=== Data for review ===
// ... 938 lines not shown
            constexpr int i = decltype(I)::value;
            if ((wave * PPW + i) < NPIECE) {
                const int y = Y0 + (pyx[i] >> 8) - 1, x = X0 + (pyx[i] & 255) - 1;
                const bool ok = pyx[i] >= 0 && y >= 0 && y < H && x >= 0 && x < W;
                __builtin_amdgcn_raw_ptr_buffer_load_lds(rs_a, (lds_ptr_t)(sA + buf * A_BYTES + (wave * PPW + i) * 1024), 16,
                                                         ok ? base + rel[i] : 0x7fffffff, 0, 0, 0);
            }
        });
    };

    const int r31 = lane & 31, hh = lane >> 5;
    int idx0[2], px0[2], py0[2];
#pragma unroll
    for (int mt = 0; mt < 2; ++mt) {
        int xl, yl, bl;
        brick_coords(64 * wave + 32 * mt + r31, 4, 4, xl, yl, bl);
        px0[mt] = xl + 1;
        py0[mt] = yl + 1;
        idx0[mt] = py0[mt] * PW + px0[mt];
    }
    const char* const wfrag = sW + r31 * WSTRIDE + hh * 16;

    if (first < aw.n_bricks) stage_a(first, 0);
    asm volatile("s_waitcnt vmcnt(0) lgkmcnt(0)" ::: "memory");
    __syncthreads();

    int buf = 0;
    for (int brick = first; brick < aw.n_bricks; brick += stride) {
        if (brick + stride < aw.n_bricks) stage_a(brick + stride, buf ^ 1);
        f32x16 acc[2][2];
#pragma unroll
        for (int mt = 0; mt < 2; ++mt)
#pragma unroll
            for (int nt = 0; nt < 2; ++nt)
#pragma unroll
                for (int r = 0; r < 16; ++r) acc[mt][nt][r] = 0.0f;
        const char* const pA = sA + buf * A_BYTES;
        bf16x8 fa[3][2], fb[3][2];
        auto fetch = [&](int i, int slot) __attribute__((always_inline)) {
            const int tap = i >> 2, ks = i & 3;
            const int toff = (tap / 3 - 1) * PW + (tap % 3) - 1;
#pragma unroll
            for (int mt = 0; mt < 2; ++mt) {
                const int row = idx0[mt] + toff;
                const int sw = (((px0[mt] + (tap % 3) - 1) >> 1) + 4 * (py0[mt] + tap / 3 - 1)) & 7;
                fa[slot][mt] = *reinterpret_cast<const bf16x8*>(pA + row * 128 + (((2 * ks + hh) ^ sw) << 4));
            }
#pragma unroll
            for (int nt = 0; nt < 2; ++nt)
                fb[slot][nt] = *reinterpret_cast<const bf16x8*>(wfrag + nt * 32 * WSTRIDE + (tap * 64 + ks * 16) * 2);
        };
        fetch(0, 0);
        fetch(1, 1);
#pragma unroll
        for (int i = 0; i < 36; ++i) {
            if (i + 2 < 36) fetch(i + 2, (i + 2) % 3);
            __builtin_amdgcn_sched_barrier(0);
#pragma unroll
            for (int mt = 0; mt < 2; ++mt)
#pragma unroll
                for (int nt = 0; nt < 2; ++nt)
                    acc[mt][nt] = kWeightsFirst<POOL> ? __builtin_amdgcn_mfma_f32_32x32x16_bf16(fb[i % 3][nt], fa[i % 3][mt], acc[mt][nt], 0, 0, 0)
                                                      : __builtin_amdgcn_mfma_f32_32x32x16_bf16(fa[i % 3][mt], fb[i % 3][nt], acc[mt][nt], 0, 0, 0);
            __builtin_amdgcn_sched_barrier(0);
        }
        asm volatile("s_waitcnt lgkmcnt(0)" ::: "memory");
        __builtin_amdgcn_s_barrier();
        {
            const int tx = brick % a.tiles_x, r1 = brick / a.tiles_x, ty = r1 % a.tiles_y, b = r1 / a.tiles_y;
            epilogue_lines_bf16<2, POOL>(acc, (__bf16*)(sA + buf * A_BYTES) + wave * 64 * 64, a, 64 * wave, nb, tx << 4, ty << 4, b, lane);
        }
        asm volatile("s_waitcnt vmcnt(0) lgkmcnt(0)" ::: "memory");
        __builtin_amdgcn_s_barrier();
        buf ^= 1;
    }
}

template <bool POOL>
__global__ void __launch_bounds__(256) k_conv3x3_ws_bf16(ConvArgsWs a)
{
    conv3x3_ws_body<POOL>(a);
}

struct Img14Args {
    const void* in;
    const void* wp;
    const float* bias;
    void* out;
    int B, Cin, Cout;
};

template <typename T, bool POOL>
__device__ __forceinline__ void conv3x3_img14_body(const Img14Args& a)
{
    constexpr bool F32 = sizeof(T) == 4;
    constexpr int EPC = 16 / (int)sizeof(T);
    constexpr int BK = 8 * EPC;
    constexpr int BRICK = 256 * BK, WT = 3 * 64 * BK, NWR = 3;
    constexpr int WPIECES = 6, BPIECES = 8;
    __shared__ __attribute__((aligned(1024))) T smem[2 * BRICK + NWR * WT];
    T* const sBrick = smem;
    T* const sW = smem + 2 * BRICK;
    const int tid = threadIdx.x, lane = tid & 63;
    const int wave8 = __builtin_amdgcn_readfirstlane(tid >> 6);
    const int wave = wave8 & 3;
    const int tiles_n = a.Cout / 64;
    const int n_tile = blockIdx.x % tiles_n, b = blockIdx.x / tiles_n;
    const int n0 = n_tile * 64, Cin = a.Cin;
    const int r31 = lane & 31, hh = lane >> 5, lrow = lane >> 3, lslot = lane & 7;
    const int nchunks = Cin / BK, NT_STEPS = 3 * nchunks;
    auto brick_swz = [](int bp) { return ((bp >> 1) & 3) | (((bp >> 4) & 1) << 2); };

    if (wave8 >= 4) {
        const T* const in = (const T*)a.in;
        const T* const wp = (const T*)a.wp;
        const __amdgpu_buffer_rsrc_t rs_a = __builtin_amdgcn_make_buffer_rsrc(
            const_cast<T*>(in) + (size_t)b * 196 * Cin, 0, 196 * Cin * (int)sizeof(T), 0x00020000);
        const __amdgpu_buffer_rsrc_t rs_b = __builtin_amdgcn_make_buffer_rsrc(
            const_cast<T*>(wp) + (size_t)n0 * 9 * Cin, 0, 64 * 9 * Cin * (int)sizeof(T), 0x00020000);
        int aoff[BPIECES];
#pragma unroll
        for (int i = 0; i < BPIECES; ++i) {
            const int bp = ((wave * 8 + i) << 3) + lrow, by = bp >> 4, bx = bp & 15;
            const bool ok = by >= 1 && by <= 14 && bx >= 1 && bx <= 14;
            aoff[i] = ok ? (((by - 1) * 14 + (bx - 1)) * Cin + EPC * (lslot ^ brick_swz(bp))) * (int)sizeof(T) : 0x7fffffff;
        }
        int boff[2];
#pragma unroll
        for (int i = 0; i < 2; ++i) {
            const int row = (wave * 2 + i) * 8 + lrow;
            boff[i] = (row * 9 * Cin + EPC * (lslot ^ ((row >> 1) & 7))) * (int)sizeof(T);
        }
        auto stage_brick = [&](int chunk) {
            T* const dst = sBrick + (chunk & 1) * BRICK;
            static_for<BPIECES>([&](auto I) {
                constexpr int i = decltype(I)::value;
                __builtin_amdgcn_raw_ptr_buffer_load_lds(rs_a, (lds_ptr_t)(dst + (wave * 8 + i) * 8 * BK), 16, aoff[i], chunk * BK * (int)sizeof(T), 0, 0);
            });
        };
        auto stage_w = [&](int t) {
            const int chunk = t / 3, ky = t - 3 * chunk;
            T* const dst = sW + (t % NWR) * WT;
            static_for<WPIECES>([&](auto I) {
                constexpr int i = decltype(I)::value, kx = i >> 1, h = i & 1;
                __builtin_amdgcn_raw_ptr_buffer_load_lds(rs_b, (lds_ptr_t)(dst + kx * 64 * BK + (wave * 2 + h) * 8 * BK), 16, boff[h],
                                                         ((3 * ky + kx) * Cin + chunk * BK) * (int)sizeof(T), 0, 0);
            });
        };
        stage_brick(0);
        stage_w(0);
        if (NT_STEPS > 1) stage_w(1);
        bool brick_prev = false;
        for (int t = 0; t < NT_STEPS; ++t) {
            const int chunk = t / 3, ky = t - 3 * chunk;
            if (t + 1 >= NT_STEPS) asm volatile("s_waitcnt vmcnt(0)" ::: "memory");
            else if (brick_prev) asm volatile("s_waitcnt vmcnt(14)" ::: "memory");
            else asm volatile("s_waitcnt vmcnt(6)" ::: "memory");
            __builtin_amdgcn_s_barrier();
            brick_prev = ky == 0 && chunk + 1 < nchunks;
            if (brick_prev) stage_brick(chunk + 1);
            if (t + 2 < NT_STEPS) stage_w(t + 2);
        }
        return;
    }

    constexpr int MT = 2, NT = 2;
    typedef typename std::conditional<F32, f32x4, bf16x8>::type frag_t;
    const int nrb = wave < 3 ? 2 : 1;
    int bp0[MT];
#pragma unroll
    for (int i = 0; i < MT; ++i) {
        const int qy = wave + 4 * i, qx = r31 >> 2;
        const int y = 2 * qy + ((r31 >> 1) & 1), x = 2 * qx + (r31 & 1);
        bp0[i] = (qx < 7 && qy < 7) ? (y + 1) * 16 + (x + 1) : 0;
    }
    f32x16 acc[MT][NT];
#pragma unroll
    for (int i = 0; i < MT; ++i)
#pragma unroll
        for (int j = 0; j < NT; ++j)
#pragma unroll
            for (int r = 0; r < 16; ++r) acc[i][j][r] = 0.0f;
    const int fsw = (r31 >> 1) & 7;
    auto mma = [&](const frag_t& fpix, const frag_t& fwgt, f32x16& c) __attribute__((always_inline)) {
        if constexpr (F32) {
#pragma unroll
            for (int e = 0; e < 4; ++e)
                c = POOL ? __builtin_amdgcn_mfma_f32_32x32x2f32(fpix[e], fwgt[e], c, 0, 0, 0) : __builtin_amdgcn_mfma_f32_32x32x2f32(fwgt[e], fpix[e], c, 0, 0, 0);
        } else {
            c = POOL ? __builtin_amdgcn_mfma_f32_32x32x16_bf16(fpix, fwgt, c, 0, 0, 0) : __builtin_amdgcn_mfma_f32_32x32x16_bf16(fwgt, fpix, c, 0, 0, 0);
        }
    };

    for (int t = 0; t < NT_STEPS; ++t) {
        const int chunk = t / 3, ky = t - 3 * chunk;
        asm volatile("s_waitcnt lgkmcnt(0)" ::: "memory");
        __builtin_amdgcn_s_barrier();
        const T* const sA = sBrick + (chunk & 1) * BRICK;
        const T* const sB = sW + (t % NWR) * WT;
        int arow[3][MT], asw[3][MT];
#pragma unroll
        for (int kx = 0; kx < 3; ++kx)
#pragma unroll
            for (int i = 0; i < MT; ++i) {
                const int bp = bp0[i] ? bp0[i] + (ky - 1) * 16 + (kx - 1) : 0;
                arow[kx][i] = bp * BK;
                asw[kx][i] = brick_swz(bp);
            }
        frag_t fa[2][2][MT], fb[2][2][NT];
        auto fetch = [&](auto SS, auto BUF) {
            constexpr int ss = decltype(SS)::value, kx = ss >> 1, bf = decltype(BUF)::value;
#pragma unroll
            for (int h = 0; h < 2; ++h) {
                const int ks = 2 * (ss & 1) + h;
#pragma unroll
                for (int i = 0; i < MT; ++i) fa[bf][h][i] = *reinterpret_cast<const frag_t*>(&sA[arow[kx][i] + (((2 * ks + hh) ^ asw[kx][i]) * EPC)]);
#pragma unroll
                for (int j = 0; j < NT; ++j)
                    fb[bf][h][j] = *reinterpret_cast<const frag_t*>(&sB[kx * 64 * BK + (j * 32 + r31) * BK + (((2 * ks + hh) ^ fsw) * EPC)]);
            }
        };
        fetch(std::integral_constant<int, 0>{}, std::integral_constant<int, 0>{});
        static_for<6>([&](auto SS) {
            constexpr int ss = decltype(SS)::value, cur = ss & 1;
            if constexpr (ss + 1 < 6) fetch(std::integral_constant<int, ss + 1>{}, std::integral_constant<int, cur ^ 1>{});
            __builtin_amdgcn_sched_barrier(0);
#pragma unroll
            for (int h = 0; h < 2; ++h)
#pragma unroll
                for (int i = 0; i < MT; ++i)
#pragma unroll
                    for (int j = 0; j < NT; ++j) mma(fa[cur][h][i], fb[cur][h][j], acc[i][j]);
            __builtin_amdgcn_sched_barrier(0);
        });
    }

    if constexpr (POOL) {
        float* const out = (float*)a.out + (size_t)b * 49 * a.Cout;
#pragma unroll
        for (int i = 0; i < MT; ++i) {
            if (i >= nrb) continue;
#pragma unroll
            for (int j = 0; j < NT; ++j) {
                const int n = n0 + 32 * j + r31;
                const float bias = a.bias[n];
#pragma unroll
                for (int g4 = 0; g4 < 4; ++g4) {
                    const int qy = wave + 4 * i, qx = 2 * g4 + hh;
                    if (qx >= 7 || qy >= 7) continue;
                    const int quad = 7 * qy + qx;
                    const float m01 = fmaxf(acc[i][j][4 * g4 + 0], acc[i][j][4 * g4 + 1]), m23 = fmaxf(acc[i][j][4 * g4 + 2], acc[i][j][4 * g4 + 3]);
                    out[(size_t)quad * a.Cout + n] = fmaxf(fmaxf(m01, m23) + bias, 0.0f);
                }
            }
        }
    } else {
        constexpr int NCHK = 64 / EPC;
        T* const stage = sBrick + (nchunks & 1) * BRICK + wave * 32 * 64;
        T* const out = (T*)a.out + (size_t)b * 196 * a.Cout + n0;
#pragma unroll
        for (int i = 0; i < MT; ++i) {
            if (i >= nrb) continue;
            const int qy = wave + 4 * i;
#pragma unroll
            for (int j = 0; j < NT; ++j)
#pragma unroll
                for (int g4 = 0; g4 < 4; ++g4) {
                    const int n = 32 * j + 8 * g4 + 4 * hh;
                    const float4 bs = *(const float4*)(a.bias + n0 + n);
                    const float v0 = fmaxf(acc[i][j][4 * g4 + 0] + bs.x, 0.0f), v1 = fmaxf(acc[i][j][4 * g4 + 1] + bs.y, 0.0f);
                    const float v2 = fmaxf(acc[i][j][4 * g4 + 2] + bs.z, 0.0f), v3 = fmaxf(acc[i][j][4 * g4 + 3] + bs.w, 0.0f);
                    T* const dst = stage + r31 * 64 + (((n / EPC) ^ (r31 & (NCHK - 1))) * EPC) + (n % EPC);
                    if constexpr (F32) {
                        *(float4*)dst = make_float4(v0, v1, v2, v3);
                    } else {
                        typedef __bf16 bf16x4 __attribute__((ext_vector_type(4)));
                        bf16x4 v;
                        v.x = (__bf16)v0, v.y = (__bf16)v1, v.z = (__bf16)v2, v.w = (__bf16)v3;
                        *(bf16x4*)dst = v;
                    }
                }
            __builtin_amdgcn_wave_barrier();
#pragma unroll
            for (int it = 0; it < 32 * NCHK / 64; ++it) {
                const int ch = it * 64 + lane, r = ch / NCHK, c8 = ch % NCHK, qx = r >> 2;
                const uint4 v = *(const uint4*)(stage + r * 64 + ((c8 ^ (r & (NCHK - 1))) * EPC));
                const int y = 2 * qy + ((r >> 1) & 1), x = 2 * qx + (r & 1);
                if (qx < 7) *(uint4*)(out + (size_t)(y * 14 + x) * a.Cout + EPC * c8) = v;
            }
            __builtin_amdgcn_wave_barrier();
        }
    }
}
===
The task
Copy out the entries exactly. Begin at the first line and end with the line that has "ok ? base +".

Exercise result
// ... 938 lines not shown
            constexpr int i = decltype(I)::value;
            if ((wave * PPW + i) < NPIECE) {
                const int y = Y0 + (pyx[i] >> 8) - 1, x = X0 + (pyx[i] & 255) - 1;
                const bool ok = pyx[i] >= 0 && y >= 0 && y < H && x >= 0 && x < W;
                __builtin_amdgcn_raw_ptr_buffer_load_lds(rs_a, (lds_ptr_t)(sA + buf * A_BYTES + (wave * PPW + i) * 1024), 16,
                                                         ok ? base + rel[i] : 0x7fffffff, 0, 0, 0);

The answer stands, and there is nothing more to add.